Criminal Attempts Act 1981
- Parliament of the United Kingdom
- Long title: An Act to amend the law of England and Wales as to attempts to commit offences and as to cases of conspiring to commit offences which, in the circumstances, cannot be committed; to repeal the provisions of section 4 of the Vagrancy Act 1824 which apply to suspected persons and reputed thieves; to make provision against unauthorised interference with vehicles; and for connected purposes.
- Citation: 1981 c. 47
- Territorial extent: England and Wales

Dates
- Royal assent: 27 July 1981
- Commencement: 27 August 1981

Other legislation
- Amends: Vagrancy Act 1824; Prevention of Crimes Act 1871; Penal Servitude Act 1891; Perjury Act 1911; Army Act 1955; Air Force Act 1955; Sexual Offences Act 1956; Naval Discipline Act 1957; Criminal Law Act 1967; Sexual Offences Act 1967; Firearms Act 1968; Misuse of Drugs Act 1971; Powers of Criminal Courts Act 1973; Criminal Law Act 1977; Magistrates' Courts Act 1980;
- Amended by: Criminal Justice Act 1982; Police and Criminal Evidence Act 1984; Road Traffic (Consequential Provisions) Act 1988; Computer Misuse Act 1990; Criminal Justice Act 1993; Sexual Offences Act 2003; Criminal Justice Act 2003; Coroners and Justice Act 2009; Anti-social Behaviour, Crime and Policing Act 2014; Sentencing Act 2020; Online Safety Act 2023;

Status: Amended

Text of statute as originally enacted

Revised text of statute as amended

Text of the Criminal Attempts Act 1981 as in force today (including any amendments) within the United Kingdom, from legislation.gov.uk.

= Criminal Attempts Act 1981 =

Act of the Parliament of the United Kingdom

The Criminal Attempts Act 1981 (c. 47) is an act of the Parliament of the United Kingdom. It applies to England and Wales and creates criminal offences pertaining to attempting to commit crimes. It abolished the common law offence of attempt.

==Provisions==

===Attempting to commit an offence===

Section 1(1) of the act creates the offence of attempt:

(1) If, with intent to commit an offence to which this section applies, a person does an act which is more than merely preparatory to the commission of the offence, he is guilty of attempting to commit the offence.

Section 1 applies to any indictable offence triable in England and Wales, except conspiracy, aiding and abetting, and offences under sections 4 and 5 of the Criminal Law Act 1967 (which deal with assisting offenders and concealing information about crimes).

Section 1(2) reads:

(2) A person may be guilty of attempting to commit an offence to which this section applies even though the facts are such that the commission of the offence is impossible.

Section 1(3) states that a person is to be judged according to what the defendant thought the facts of the case were at the time of the attempt, rather than what the facts really were, in the event that the defendant was mistaken about what was happening.

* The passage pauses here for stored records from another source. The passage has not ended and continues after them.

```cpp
__device__ inline int sw_strip_core(const uint8_t *q, uint32_t qlen, const uint8_t *win, uint32_t wlen, int2 *bnd, uint32_t wcap,
                                    const uint2 *tab, int2 *ring , int bias, int gi, int ge) {
  constexpr int C = SW_STRIP_C;
  const int g = (int)threadIdx.x;
  int2 *ring_in = ring, *ring_out = ring + 128;
  int best = 0;
  const uint32_t nstrip = (qlen + 64 * C - 1) / (64 * C);
  const int nstep = (int)wlen + 63;
  for (uint32_t sidx = 0; sidx < nstrip; sidx++) {
    const int2 *bprev = bnd + (size_t)((sidx + 1) & 1) * wcap;
// ... 587 lines not shown
  } else if (b.qmax > 256) hipLaunchKernelGGL((k_align<true, false>), dim3(grid), dim3(64), dyn, s, b, ix, p, scratch, sbytes, wincap, dircap, rescap, dstrcap, lds_bytes, pass, NoCplx());
  else hipLaunchKernelGGL((k_align<false, false>), dim3(grid), dim3(64), dyn, s, b, ix, p, scratch, sbytes, wincap, dircap, rescap, dstrcap, lds_bytes, pass, NoCplx());
  SMG_LAUNCH_CHECK();
  return 0;
}

int sw_full_geometry(uint32_t qmax_len, int *G, int *C) {
  if (qmax_len <= 64) { *G = 4; *C = 16; }
  else if (qmax_len <= 104) { *G = 8; *C = 13; }
  else if (qmax_len <= 152) { *G = 8; *C = 19; }
  else if (qmax_len <= 160) { *G = 8; *C = 20; }
  else if (qmax_len <= 256) { *G = 16; *C = 16; }
  else if (qmax_len <= 512) { *G = 16; *C = 32; }
  else { *G = 0; *C = 0; return -1; }
  return 0;
}

static bool sw16_ok(const MapPar &p) {
  const int bias = (p.mismatch < p.mismatch - p.match ? -p.mismatch : -(p.mismatch - p.match));
  return p.match > 0 && p.match * 512 + bias + 256 < 0x7C00  && bias >= 0 && p.match + bias < 256 && p.mismatch + bias >= 0 &&
         -p.gap_init >= 0 && -p.gap_init < 30000 && -p.gap_ext >= 0 && -p.gap_ext < 30000;
}

template <int G, int C>
static void launch_sw_full_t(hipStream_t s, const Batch &b, const DevIndex &ix, const MapPar &p, uint32_t ntask_cap, uint32_t grid) {
  const int use16 = sw16_ok(p);
  if (use16) {
    hipLaunchKernelGGL((k_sw_full16<G, C, SW_SHORT_WMAX>), dim3(grid), dim3(64), 0, s, b, ix, p, ntask_cap);
    hipLaunchKernelGGL((k_sw_full16<G, C, SW_FULL_WMAX>), dim3(grid), dim3(64), 0, s, b, ix, p, ntask_cap);
  }
  hipLaunchKernelGGL((k_sw_full<G, C>), dim3(grid), dim3(64), 0, s, b, ix, p, ntask_cap, use16);
}

int launch_sw_full(hipStream_t s, const Batch &b, const DevIndex &ix, const MapPar &p, uint32_t qmax_len, uint32_t ntask_cap, uint32_t grid) {
  int G, C;
  if (sw_full_geometry(qmax_len, &G, &C)) return 0;
  if (G == 4) launch_sw_full_t<4, 16>(s, b, ix, p, ntask_cap, grid);
  else if (G == 8 && C == 13) launch_sw_full_t<8, 13>(s, b, ix, p, ntask_cap, grid);
  else if (G == 8 && C == 19) launch_sw_full_t<8, 19>(s, b, ix, p, ntask_cap, grid);
  else if (G == 8) launch_sw_full_t<8, 20>(s, b, ix, p, ntask_cap, grid);
  else if (C == 16) launch_sw_full_t<16, 16>(s, b, ix, p, ntask_cap, grid);
  else launch_sw_full_t<16, 32>(s, b, ix, p, ntask_cap, grid);
  SMG_LAUNCH_CHECK();
  return 0;
}

int launch_sw_strip(hipStream_t s, const Batch &b, const DevIndex &ix, const MapPar &p, void *bnd, uint8_t *win, uint32_t wcap, uint32_t grid) {
  if (!b.nreads || !grid) return 0;
  if (sw16_ok(p) && (uint64_t)b.qmax * (uint64_t)p.match < 60000ull)
  {
    if ((uint64_t)b.qmax * (uint64_t)p.match + 512 < 0x7C00ull)
      hipLaunchKernelGGL(k_sw_strip16<true>, dim3(grid), dim3(64), 0, s, b, ix, p, (uint2 *)bnd, (uint16_t *)win, wcap);
// ... 5 lines not shown
  return 0;
}

int launch_sw_strip_raw(hipStream_t s, const uint8_t *q, const uint32_t *qo, const uint8_t *r, const uint32_t *ro, uint32_t n, const MapPar &p,
                        int32_t *sc, void *bnd, uint8_t *win, uint32_t wcap, uint32_t grid) {
  if (!n) return 0;
  hipLaunchKernelGGL(k_sw_strip_raw, dim3(n < grid ? n : grid), dim3(64), 0, s, q, qo, r, ro, n, p, sc, (int2 *)bnd, win, wcap);
  SMG_LAUNCH_CHECK();
  return 0;
}

int launch_sw_scalar(hipStream_t s, const Batch &b, const DevIndex &ix, const MapPar &p, int *rows, uint32_t rowlen, uint32_t nthreads,
                     uint32_t qmax_len) {
  int G, C;
  int full_gc = sw_full_geometry(qmax_len, &G, &C) ? 0 : G * C;
  hipLaunchKernelGGL(k_sw_scalar, dim3(nthreads / 64), dim3(64), 0, s, b, ix, p, rows, rowlen, full_gc);
  SMG_LAUNCH_CHECK();
  return 0;
}

template <int G, int C>
static void launch_sw_raw_t(hipStream_t s, const uint8_t *q, const uint32_t *qo, const uint8_t *r, const uint32_t *ro, uint32_t n,
                            const MapPar &p, int32_t *sc, uint32_t grid, int packed16) {
  if (packed16) hipLaunchKernelGGL((k_sw_full16_raw<G, C>), dim3(grid), dim3(64), 0, s, q, qo, r, ro, n, p, sc);
  else hipLaunchKernelGGL((k_sw_full_raw<G, C>), dim3(grid), dim3(64), 0, s, q, qo, r, ro, n, p, sc);
}

__global__ void __launch_bounds__(64) k_rank_sort_raw(const uint32_t *keys, const uint32_t *off, uint32_t narr, int nneed, int in_lds,
                                                      uint32_t *kv, uint32_t *out_key, uint32_t *out_idx) {
  __shared__ uint32_t sh[16 + WSORT_WORDS + 8192];
  uint32_t *wk = sh + 16, *arr = wk + WSORT_WORDS;
  for (uint32_t t = blockIdx.x; t < narr; t += gridDim.x) {
    const uint32_t o = off[t], n = off[t + 1] - o;
    uint32_t *a = (in_lds && n <= 8192) ? arr : kv + o;
    for (uint32_t i = threadIdx.x; i < n; i += 64) a[i] = (keys[o + i] << WSORT_IDXBITS) | i;
    __syncthreads();
    wave_sort_kv(a, (int)n, nneed < 0 ? (int)n : nneed, wk);
    __syncthreads();
    for (uint32_t i = threadIdx.x; i < n; i += 64) { out_key[o + i] = a[i] >> WSORT_IDXBITS; out_idx[o + i] = a[i] & ((1u << WSORT_IDXBITS) - 1u); }
    __syncthreads();
  }
}

int launch_rank_sort_raw(hipStream_t s, const uint32_t *keys, const uint32_t *off, uint32_t narr, int nneed, int in_lds, uint32_t *kv,
                         uint32_t *out_key, uint32_t *out_idx) {
  if (!narr) return 0;
  hipLaunchKernelGGL(k_rank_sort_raw, dim3(narr < 4096 ? narr : 4096), dim3(64), 0, s, keys, off, narr, nneed, in_lds, kv, out_key, out_idx);
// ... 24 lines not shown
```

Measured before the change: 789,400.

## Add row-relative frame f16 Smith-Waterman core for short windows

Adds an alternative fp16 SW inner loop that keeps scores in a per-row shifted reference frame: gap extension is folded into the substitution table and the running offset is subtracted at the end. Per-step floor clamps drop out and a max3 replaces separate max/add operations. The new core is used only when the step count is small enough that fp16 stays exact for the given scoring parameters; otherwise the existing cores run. It adds a second LDS row table and an environment switch, and relies on a host/device bound check holding exactly, since f16 rounding could otherwise corrupt scores.

```diff
diff --git a/include/smaltgpu.h b/include/smaltgpu.h
--- a/include/smaltgpu.h
+++ b/include/smaltgpu.h
@@ -285,6 +285,8 @@
 int smaltgpu_sw_full_batch(smaltgpu_mapper *m, const uint8_t *qcodes, const uint32_t *q_off, const uint8_t *rcodes,
                            const uint32_t *r_off, uint32_t ntask, const smaltgpu_params *par, int32_t *scores, int packed16);
 
+int smaltgpu_sw_rowframe_max_steps(int match, int mismatch, int gap_init, int gap_ext, int ncols);
+
 int smaltgpu_rank_sort_batch(smaltgpu_mapper *m, const uint32_t *keys, const uint32_t *off, uint32_t narr, int nneed, int in_lds,
                              uint32_t *out_keys, uint32_t *out_idx);
 
diff --git a/smalt_amd/api.py b/smalt_amd/api.py
--- a/smalt_amd/api.py
+++ b/smalt_amd/api.py
@@ -183,6 +183,7 @@
         L.smaltgpu_dump_read.argtypes = [C.c_void_p, C.c_uint32, C.c_char_p, C.c_char_p, C.c_size_t]
         L.smaltgpu_sw_full_batch.argtypes = [C.c_void_p, C.c_char_p, C.POINTER(C.c_uint32), C.c_char_p,
                                              C.POINTER(C.c_uint32), C.c_uint32, C.POINTER(Params), C.POINTER(C.c_int32), C.c_int]
+        L.smaltgpu_sw_rowframe_max_steps.argtypes = [C.c_int] * 5
         L.smaltgpu_rank_sort_batch.argtypes = [C.c_void_p, C.c_void_p, C.c_void_p, C.c_uint32, C.c_int, C.c_int, C.c_void_p, C.c_void_p]
         L.smaltgpu_sample_interval.argtypes = [C.c_uint64, C.c_int]
         L.smaltgpu_inshist_from_sample.argtypes = [C.POINTER(C.c_void_p), C.POINTER(C.c_int32), C.c_uint64]
diff --git a/smalt_amd/csrc/smaltgpu.cpp b/smalt_amd/csrc/smaltgpu.cpp
--- a/smalt_amd/csrc/smaltgpu.cpp
+++ b/smalt_amd/csrc/smaltgpu.cpp
@@ -1238,6 +1238,10 @@
   return rv;
 }
 
+extern "C" int smaltgpu_sw_rowframe_max_steps(int match, int mismatch, int gap_init, int gap_ext, int ncols) {
+  return sw16_rowframe_max_steps(match, mismatch, gap_init, gap_ext, ncols);
+}
+
 extern "C" int smaltgpu_rank_sort_batch(smaltgpu_mapper *m, const uint32_t *keys, const uint32_t *off, uint32_t narr, int nneed, int in_lds,
                                          uint32_t *out_keys, uint32_t *out_idx) {
   if (!m || !keys || !off || !out_keys || !out_idx) return fail(SMALTGPU_EARG, "null argument");
diff --git a/smalt_amd/csrc/smg_kernels.h b/smalt_amd/csrc/smg_kernels.h
--- a/smalt_amd/csrc/smg_kernels.h
+++ b/smalt_amd/csrc/smg_kernels.h
@@ -41,6 +41,7 @@
                      uint32_t qmax_len);
 int launch_sw_full_raw(hipStream_t s, const uint8_t *q, const uint32_t *qo, const uint8_t *r, const uint32_t *ro, uint32_t n,
                        const MapPar &p, int32_t *sc, uint32_t qmax_len, int packed16);
+int sw16_rowframe_max_steps(int match, int mismatch, int gap_init, int gap_ext, int ncols);
 int launch_rank_sort_raw(hipStream_t s, const uint32_t *keys, const uint32_t *off, uint32_t narr, int nneed, int in_lds, uint32_t *kv,
                          uint32_t *out_key, uint32_t *out_idx);
 
diff --git a/smalt_amd/csrc/smg_kernels.hip b/smalt_amd/csrc/smg_kernels.hip
--- a/smalt_amd/csrc/smg_kernels.hip
+++ b/smalt_amd/csrc/smg_kernels.hip
@@ -322,12 +322,27 @@
 __device__ inline uint32_t shr1_u32(uint32_t v) { return (uint32_t)__builtin_amdgcn_update_dpp(0, (int)v, 0x111 , 0xf, 0xf, true); }
 
 enum : int { SW16_BLK = 5 };
-struct Sw16Par { uint32_t mm4, dlt, n4; us2 bias, gi, ge; int fp; uint32_t hi_match, hi_mismatch; us2 ngi, nge; };
+struct Sw16Par { uint32_t mm4, dlt, n4; us2 bias, gi, ge; int fp; uint32_t hi_match, hi_mismatch; us2 ngi, nge;
+                 int rf_steps; uint32_t hi_rmatch, hi_rmismatch, hi_rn; us2 pge, ngo; };
 __device__ inline uint32_t f16_bits_of_int(int n) {
   if (n == 0) return 0;
   const uint32_t sign = n < 0 ? 0x8000u : 0u, a = (uint32_t)(n < 0 ? -n : n);
   const int e = 31 - __clz((int)a);
   return sign | ((uint32_t)(e + 15) << 10) | ((e <= 10 ? a << (10 - e) : a >> (e - 10)) & 0x3ffu);
+}
+__host__ __device__ inline int sw16_rowframe_steps(int match, int mismatch, int gap_init, int gap_ext, int ncols) {
+  const int gi = -gap_init, ge = -gap_ext;
+  if (match <= 0 || ge < 0 || gi < ge || gi > 2040 || mismatch < -1024 || match + ge > 2040) return -1;
+  const int sc[5] = {match + ge, mismatch + ge, ge, match, mismatch};
+  for (int k = 0; k < 5; k++) {
+    int a = sc[k] < 0 ? -sc[k] : sc[k];
+    while (a && !(a & 1)) a >>= 1;
+    if (a > 7) return -1;
+  }
+  const int room = 2040 - gi - match * ncols;
+  if (room < 0) return -1;
+  if (ge == 0) return 0x7fffffff;
+  return room / ge - 1;
 }
 __device__ inline Sw16Par sw16_par(const MapPar &p, int ncols = 512) {
   Sw16Par s;
@@ -337,6 +352,11 @@
   s.hi_match = fm >> 8; s.hi_mismatch = fx >> 8;
   { const uint32_t a = f16_bits_of_int(p.gap_init), e = f16_bits_of_int(p.gap_ext);
     s.ngi = us2{(unsigned short)a, (unsigned short)a}; s.nge = us2{(unsigned short)e, (unsigned short)e}; }
+  s.rf_steps = s.fp ? sw16_rowframe_steps(p.match, p.mismatch, p.gap_init, p.gap_ext, ncols) : -1;
+  s.hi_rmatch = f16_bits_of_int(p.match - p.gap_ext) >> 8; s.hi_rmismatch = f16_bits_of_int(p.mismatch - p.gap_ext) >> 8;
+  s.hi_rn = f16_bits_of_int(-p.gap_ext) >> 8;
+  { const uint32_t e = f16_bits_of_int(-p.gap_ext), o = f16_bits_of_int(p.gap_init - p.gap_ext);
+    s.pge = us2{(unsigned short)e, (unsigned short)e}; s.ngo = us2{(unsigned short)o, (unsigned short)o}; }
   const int bias = (p.mismatch < p.mismatch - p.match ? -p.mismatch : -(p.mismatch - p.match));
   s.mm4 = (uint32_t)((p.mismatch + bias) & 0xff) * 0x01010101u;
   s.dlt = (uint32_t)(p.match - p.mismatch);
@@ -455,6 +475,65 @@
   return (uint32_t)(int)(float)best.x | ((uint32_t)(int)(float)best.y << 16);
 }
 
+template <int G, int C>
+__device__ inline uint32_t sw16r_core(const uint16_t *wrow, int nstep, const uint32_t (&sel)[C], int g, const Sw16Par &sp, const uint2 *rowtab2r) {
+  hf2 H[C], E[C];
+  const hf2 pge = __builtin_bit_cast(hf2, sp.pge), nge = __builtin_bit_cast(hf2, sp.nge), ngo = __builtin_bit_cast(hf2, sp.ngo);
+  const _Float16 r0 = (_Float16)(-(g + 1));
+  hf2 flo1 = pge * hf2{r0, r0} + pge;
+  {
+    const hf2 f0 = flo1 - pge;
+#pragma unroll
+    for (int cc = 0; cc < C; cc++) { H[cc] = f0; E[cc] = flo1; }
+  }
+  hf2 best = flo1 - pge, F = best, prev_hl = best, flo = best;
+  const uint32_t gmask = g == 0 ? 0u : 0xffffffffu;
+  for (int step = 0; step < nstep; step++) {
+    const uint2 rr = rowtab2r[wrow[step - g + (G - 1)]];
+    flo = flo1;
+    flo1 = flo + pge;
+    const uint32_t flob = __builtin_bit_cast(uint32_t, flo);
+    const uint32_t hl = (shr1_u32(__builtin_bit_cast(uint32_t, H[C - 1])) & gmask) | (flob & ~gmask);
+    const uint32_t fin = (shr1_u32(__builtin_bit_cast(uint32_t, F)) & gmask) | (flob & ~gmask);
+    hf2 carry = prev_hl;
+    prev_hl = __builtin_bit_cast(hf2, hl);
+    F = __builtin_bit_cast(hf2, fin);
+#define SW16R_SB() __builtin_amdgcn_sched_barrier(0)
+    hf2 t3[C + 2];
+    t3[0] = carry + __builtin_bit_cast(hf2, __builtin_amdgcn_perm(rr.y, rr.x, sel[0]));
+    if (C > 1) t3[1] = H[0] + __builtin_bit_cast(hf2, __builtin_amdgcn_perm(rr.y, rr.x, sel[1]));
+    SW16R_SB();
+#pragma unroll
+    for (int cc = 0; cc < C; cc++) {
+      const hf2 hh = hf_max3(t3[cc], E[cc], F);
+      SW16R_SB();
+      hf2 w = hh;
+      if (cc + 2 < C) w = __builtin_bit_cast(hf2, __builtin_amdgcn_perm(rr.y, rr.x, sel[cc + 2 < C ? cc + 2 : 0]));
+      SW16R_SB();
+      const hf2 tt = hh + ngo;
+      SW16R_SB();
+      if (cc + 2 < C) t3[cc + 2] = H[cc + 1 < C ? cc + 1 : 0] + w;
+      SW16R_SB();
+      const hf2 fm = __builtin_elementwise_maximum(F, tt);
+      SW16R_SB();
+      E[cc] = hf_max3(E[cc], tt, flo1);
+      H[cc] = hh;
+      SW16R_SB();
+      F = fm + nge;
+      SW16R_SB();
+      if (cc & 1) best = hf_max3(best, H[cc - 1], H[cc]);
+      else if (cc == 0) best = best + pge;
+      else if (cc == C - 1) best = __builtin_elementwise_maximum(best, H[cc]);
+      SW16R_SB();
+    }
+#undef SW16R_SB
+  }
+  best = best - flo;
+  for (int o = G / 2; o > 0; o >>= 1)
+    best = __builtin_elementwise_maximum(best, __builtin_bit_cast(hf2, (uint32_t)__shfl_xor((int)__builtin_bit_cast(uint32_t, best), o)));
+  return (uint32_t)(int)(float)best.x | ((uint32_t)(int)(float)best.y << 16);
+}
+
 __device__ inline void sw16_rowtab(uint32_t *rowtab, const Sw16Par &sp) {
   if (threadIdx.x < 8) rowtab[threadIdx.x] = threadIdx.x < 4 ? sp.mm4 + (sp.dlt << (8 * threadIdx.x)) : sp.n4;
 }
@@ -467,6 +546,12 @@
     return;
   }
   rowtab2[threadIdx.x] = make_uint2(a < 4 ? sp.mm4 + (sp.dlt << (8 * a)) : sp.n4, bq < 4 ? sp.mm4 + (sp.dlt << (8 * bq)) : sp.n4);
+}
+__device__ inline void sw16_rowtab2r(uint2 *rowtab2r, const Sw16Par &sp) {
+  const uint32_t a = threadIdx.x & 7u, bq = threadIdx.x >> 3;
+  const uint32_t x4 = sp.hi_rmismatch * 0x01010101u, n4 = sp.hi_rn * 0x01010101u;
+  rowtab2r[threadIdx.x] = make_uint2(a < 4 ? (x4 & ~(0xffu << (8 * a))) | (sp.hi_rmatch << (8 * a)) : n4,
+                                     bq < 4 ? (x4 & ~(0xffu << (8 * bq))) | (sp.hi_rmatch << (8 * bq)) : n4);
 }
 enum : uint32_t { SW16_NPAIR = 5u | (5u << 3) };
 
@@ -576,18 +661,20 @@
 }
 
 template <int G, int C, int WMAX>
-__global__ void __launch_bounds__(64) k_sw_full16(Batch b, DevIndex ix, MapPar p, uint32_t ntask_cap) {
+__global__ void __launch_bounds__(64) k_sw_full16(Batch b, DevIndex ix, MapPar p, uint32_t ntask_cap, int rowframe) {
   const unsigned long long nlong = WMAX > SW_SHORT_WMAX ? b.work[WK_LONG_TASKS] : 0;
   if (WMAX > SW_SHORT_WMAX && nlong == 0) return;
   const uint32_t *list = (WMAX > SW_SHORT_WMAX && b.long_list && nlong <= b.long_cap) ? b.long_list : nullptr;
   constexpr int NG = 64 / G, NW = Sw16Geo<G, C>::NW;
   __shared__ __attribute__((aligned(16))) uint16_t win[NG][sw16_went(G, WMAX)];
-  __shared__ uint2 rowtab2[64];
+  __shared__ uint2 rowtab2[64], rowtab2r[64];
   __shared__ __attribute__((aligned(16))) uint8_t qst[2 * Sw16Geo<G, C>::QST];
   const int lane = threadIdx.x, g = lane % G, grp = lane / G;
   const uint32_t ntask = list ? (uint32_t)nlong : min(*b.rc_count, ntask_cap), npair = (ntask + 1) / 2;
   const Sw16Par sp = sw16_par(p, G * C);
   sw16_rowtab2(rowtab2, sp);
+  const int rf_steps = rowframe ? sp.rf_steps : -1;
+  if (rf_steps >= 0) sw16_rowtab2r(rowtab2r, sp);
   const uint32_t niter = (npair + NG - 1) / NG;
   const bool small = ix.totlen <= 0xffffffffull;
   const int64_t lastw = (int64_t)(ix.totlen / 10);
@@ -651,7 +738,8 @@
     uint32_t sel[C];
     sw16_sel<G, C>(sel, xa, xb, sp.fp);
     __syncthreads();
-    const uint32_t bb = sp.fp ? sw16f_core<G, C>(win[grp], nstep, sel, g, sp, rowtab2) : sw16_core<G, C>(win[grp], nstep, sel, g, sp, rowtab2);
+    const uint32_t bb = nstep <= rf_steps ? sw16r_core<G, C>(win[grp], nstep, sel, g, sp, rowtab2r)
+                        : sp.fp ? sw16f_core<G, C>(win[grp], nstep, sel, g, sp, rowtab2) : sw16_core<G, C>(win[grp], nstep, sel, g, sp, rowtab2);
     if ((meta >> 25) & 1u) {
       const int best = (int)((bb >> (16 * g)) & 0xffffu);
       b.rcpool[tix].swscor = best;
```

Section 2 states that rules regarding time limits for prosecuting, powers of arrest and search, and so on, are the same for offences of attempting to commit an offence as they are for the offence attempted.

Section 3 provides that where another Act creates an offence of attempting to commit an offence under that Act, similar rules apply to that offence as the rules in section 1 (unless the other Act specifically says otherwise).

Section 4 generally sets the penalties for attempting to commit an offence as the same as the offence attempted. The only exception today is murder, which carries a mandatory sentence of life imprisonment, whereas section 4 makes the sentence for attempted murder discretionary (up to a maximum of life imprisonment).

Historically, offences under the Sexual Offences Act 1956 (repealed in 2004) were exempt from section 4, and attempts to commit sexual offences sometimes carried lower sentences than the completed offence. For example, rape was punishable with life imprisonment, but attempted rape carried a maximum of seven years, until the 1956 Act was amended by the Sexual Offences Act 1985.

===Other offences===
The Act abolished the offence of "loitering with intent" under the Vagrancy Act 1824.

Section 9 creates a summary offence called "vehicle interference." This is committed by interfering with a motor vehicle or trailer, or anything in the vehicle or trailer, with intent to steal it or anything in it. It carries a maximum sentence of three months.